That is the first chapter.

I'm going to read buy the rest of the book. Will get back on how awesome it is and maybe a few highlights if anyone is interested.


----------



## Tobi (Mar 18, 2011)

I would be interested in a bit of a review of it when you finish, it definitely looks like something i might pick up though either way.


----------



## CavePaws (Jan 25, 2011)

Will do. :]


----------



## RawFedDogs (Jun 16, 2008)

Karen's books are always good. I have been lucky enough to be able to attend a couple of her seminars. The lady knows of which she speaks. :biggrin:


----------



## CavePaws (Jan 25, 2011)

You lucky dog! If she has any Seminars in Texas I'll be packing it up and heading on over because it would definitely be worth the while to get a lecture from her.


----------



## chowder (Sep 7, 2008)

I started using her technique when we first got Rocky and he was scared of everything new. It worked terrific on him and I've been getting her newsletters ever since.


----------



## DaneMama (Jun 27, 2008)

I'm planning on going to her seminar here in Denver this summer, I can hardly wait :biggrin:


----------



## CavePaws (Jan 25, 2011)

O: What is she covering?


----------



## SerenityFL (Sep 28, 2010)

I would also like some updates and highlights as you go.

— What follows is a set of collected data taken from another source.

diff --git a/lcrec_b200/build.py b/lcrec_b200/build.py
--- a/lcrec_b200/build.py
+++ b/lcrec_b200/build.py
@@ -7,7 +7,7 @@
 HERE = os.path.dirname(os.path.abspath(__file__))
 CSRC = os.path.join(HERE, "csrc")
 LIB = os.path.join(HERE, "liblcrec_b200.so")
-SOURCES = ["abi.cu", "linear_tf32x3.cu", "linear_pair.cu", "rq_fused.cu", "sinkhorn.cu", "collide.cu", "ema.cu", "pool.cu", "kmeans.cu", "rq_train.cu", "optim.cu", "kmeanspp.cu", "train_extra.cu", "json_emit.cu", "sinkhorn_cluster.cu", "exchange.cu"]
+SOURCES = ["abi.cu", "linear_tf32x3.cu", "linear_pair.cu", "rq_fused.cu", "rq_pair.cu", "sinkhorn.cu", "collide.cu", "ema.cu", "pool.cu", "kmeans.cu", "rq_train.cu", "optim.cu", "kmeanspp.cu", "train_extra.cu", "json_emit.cu", "sinkhorn_cluster.cu", "exchange.cu"]
 NVCC_FLAGS = ["-O3", "-std=c++17", "-gencode", "arch=compute_100a,code=sm_100a", "-lineinfo",
               "-Xcompiler", "-fPIC", "--expt-relaxed-constexpr"]
 
diff --git a/lcrec_b200/csrc/abi.cu b/lcrec_b200/csrc/abi.cu
--- a/lcrec_b200/csrc/abi.cu
+++ b/lcrec_b200/csrc/abi.cu
@@ -17,6 +17,7 @@
   if (tag >= 1 && tag <= 16) return mlp[tag - 1 < 7 ? tag - 1 : 7];
   switch (tag) {
     case 17: return "lcrec/tail_operand_splits";
+    case 18: return "lcrec/rq_levels_fused";
     case 20: return "lcrec/rq_quantize";
     case 21: return "lcrec/collision_check";
     case 22: return "lcrec/sinkhorn_groups_round1";
@@ -154,6 +155,7 @@
   int64_t round_launches[2] = {0, 0};
   const int64_t* rg_codes = nullptr; const float* rg_resid = nullptr; int64_t rg_n = -1; int rg_key = -1;
   bool rg_failed = false;
+  void* rq_books = nullptr;
 };
 
 extern "C" int lcrec_mlp_in_dim(const lcrec_mlp_t* m);
@@ -204,6 +206,18 @@
   if (cudaMallocHost((void**)&ix->counts_host, sizeof(int64_t) * 8) != cudaSuccess) {
     set_error("indexer: cudaMallocHost failed"); lcrec_indexer_destroy(ix); return LCREC_ERR_NOMEM;
   }
+  bool cb_aligned = true;
+  for (int l = 0; l < n_levels; ++l) cb_aligned = cb_aligned && (reinterpret_cast<uintptr_t>(codebooks[l]) & 15) == 0;
+  if (cb_aligned && rq_levels_pair_supported(e_dim, n_levels, n_codes)) {
+    IX_ALLOC(ix->rq_books, rq_levels_pair_books_bytes(n_levels));
+    int rc = cudaDeviceSynchronize() == cudaSuccess ? rq_levels_pair_prepare(codebooks, n_levels, ix->rq_books, 0) : LCREC_ERR_CUDA;
+    if (rc == LCREC_OK && cudaDeviceSynchronize() != cudaSuccess) rc = LCREC_ERR_CUDA;
+    if (rc != LCREC_OK) {
+      if (rc == LCREC_ERR_CUDA) set_error("indexer: codebook preparation failed: %s", cudaGetErrorString(cudaGetLastError()));
+      lcrec_indexer_destroy(ix);
+      return rc;
+    }
+  }
   *out = ix;
   return LCREC_OK;
 }
@@ -214,7 +228,7 @@
   cudaFree(ix->members); cudaFree(ix->counts); cudaFree(ix->col_ws); cudaFree(ix->sk_ws);
   cudaFree(ix->seg_offsets); cudaFree(ix->seg_members); cudaFree(ix->seg_counts); cudaFree(ix->seg_ws);
   cudaFree(ix->seg_active[0]); cudaFree(ix->seg_active[1]); cudaFree(ix->seg_active_count);
-  cudaFree(ix->stage[0]); cudaFree(ix->stage[1]);
+  cudaFree(ix->stage[0]); cudaFree(ix->stage[1]); cudaFree(ix->rq_books);
   if (ix->counts_host) cudaFreeHost(ix->counts_host);
   for (int i = 0; i < 2; ++i) { if (ix->ev_copied[i]) cudaEventDestroy(ix->ev_copied[i]); if (ix->ev_consumed[i]) cudaEventDestroy(ix->ev_consumed[i]); }
   if (ix->copy_stream) cudaStreamDestroy(ix->copy_stream);
@@ -227,6 +241,9 @@
 
 extern "C" int64_t* lcrec_indexer_codes(lcrec_indexer_t* ix) { return ix ? ix->codes : nullptr; }
 extern "C" float* lcrec_indexer_resid(lcrec_indexer_t* ix) { return ix ? ix->resid : nullptr; }
+
+static int g_rq_levels_fused = 1;
+extern "C" int lcrec_indexer_set_rq_fused(int on) { g_rq_levels_fused = on ? 1 : 0; return LCREC_OK; }
 
 extern "C" int lcrec_indexer_pass0_ex(lcrec_indexer_t* ix, const void* x, int dtype, int64_t n, int64_t row_offset, void* stream) {
   LC_ARG(dtype_ok(dtype));
@@ -239,7 +256,11 @@
     LC_TRY(lcrec_mlp_forward_ex(ix->enc, static_cast<const char*>(x) + s * row_bytes, dtype, m, ix->z + s * ix->D, nullptr,
                                 ix->mlp_ws, ix->mlp_ws_bytes, stream));
   }
-  {
+  if (ix->rq_books && g_rq_levels_fused && n >= rq_tc_min_rows()) {
+    ProfScope prof(18, (cudaStream_t)stream);
+    LC_TRY(launch_rq_levels_pair(ix->z, n, ix->L, ix->rq_books, ix->codes + row_offset * ix->L,
+                                 ix->resid + row_offset * ix->D, ix->L - 1, (cudaStream_t)stream));
+  } else {
     ProfScope prof(20, (cudaStream_t)stream);
     LC_TRY(lcrec_rq_quantize(ix->z, n, ix->D, ix->L, ix->cb.data(), ix->K.data(), ix->L, ix->L - 1,
                              ix->codes + row_offset * ix->L, nullptr, ix->resid + row_offset * ix->D,
diff --git a/lcrec_b200/csrc/common.cuh b/lcrec_b200/csrc/common.cuh
--- a/lcrec_b200/csrc/common.cuh
+++ b/lcrec_b200/csrc/common.cuh
@@ -56,6 +56,13 @@
 
 int num_sms();
 
+bool rq_levels_pair_supported(int e_dim, int n_levels, const int32_t* n_codes);
+int64_t rq_levels_pair_books_bytes(int n_levels);
+int rq_levels_pair_prepare(const float* const* codebooks, int n_levels, void* books, cudaStream_t st);
+int launch_rq_levels_pair(const float* z, int64_t n, int n_levels, const void* books,
+                          int64_t* codes, float* resid, int resid_level, cudaStream_t st);
+int64_t rq_tc_min_rows();
+
 constexpr int kProfTags = 32;
 void prof_begin(int tag, cudaStream_t st);
 void prof_end(int tag, cudaStream_t st);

I'm always interested in learning new things about dogs and how I can interact with them better.


----------



## xellil (Apr 4, 2011)

*Wolf Park*

I would highly, highly recommend Wolf Park to anyone visiting Indiana. It is an amazing place, with incredible animals.

Seeing a wolf close-up really shows the difference in a dog and a wolf. They may be the same in some ways, but the wolves are a breed apart.


----------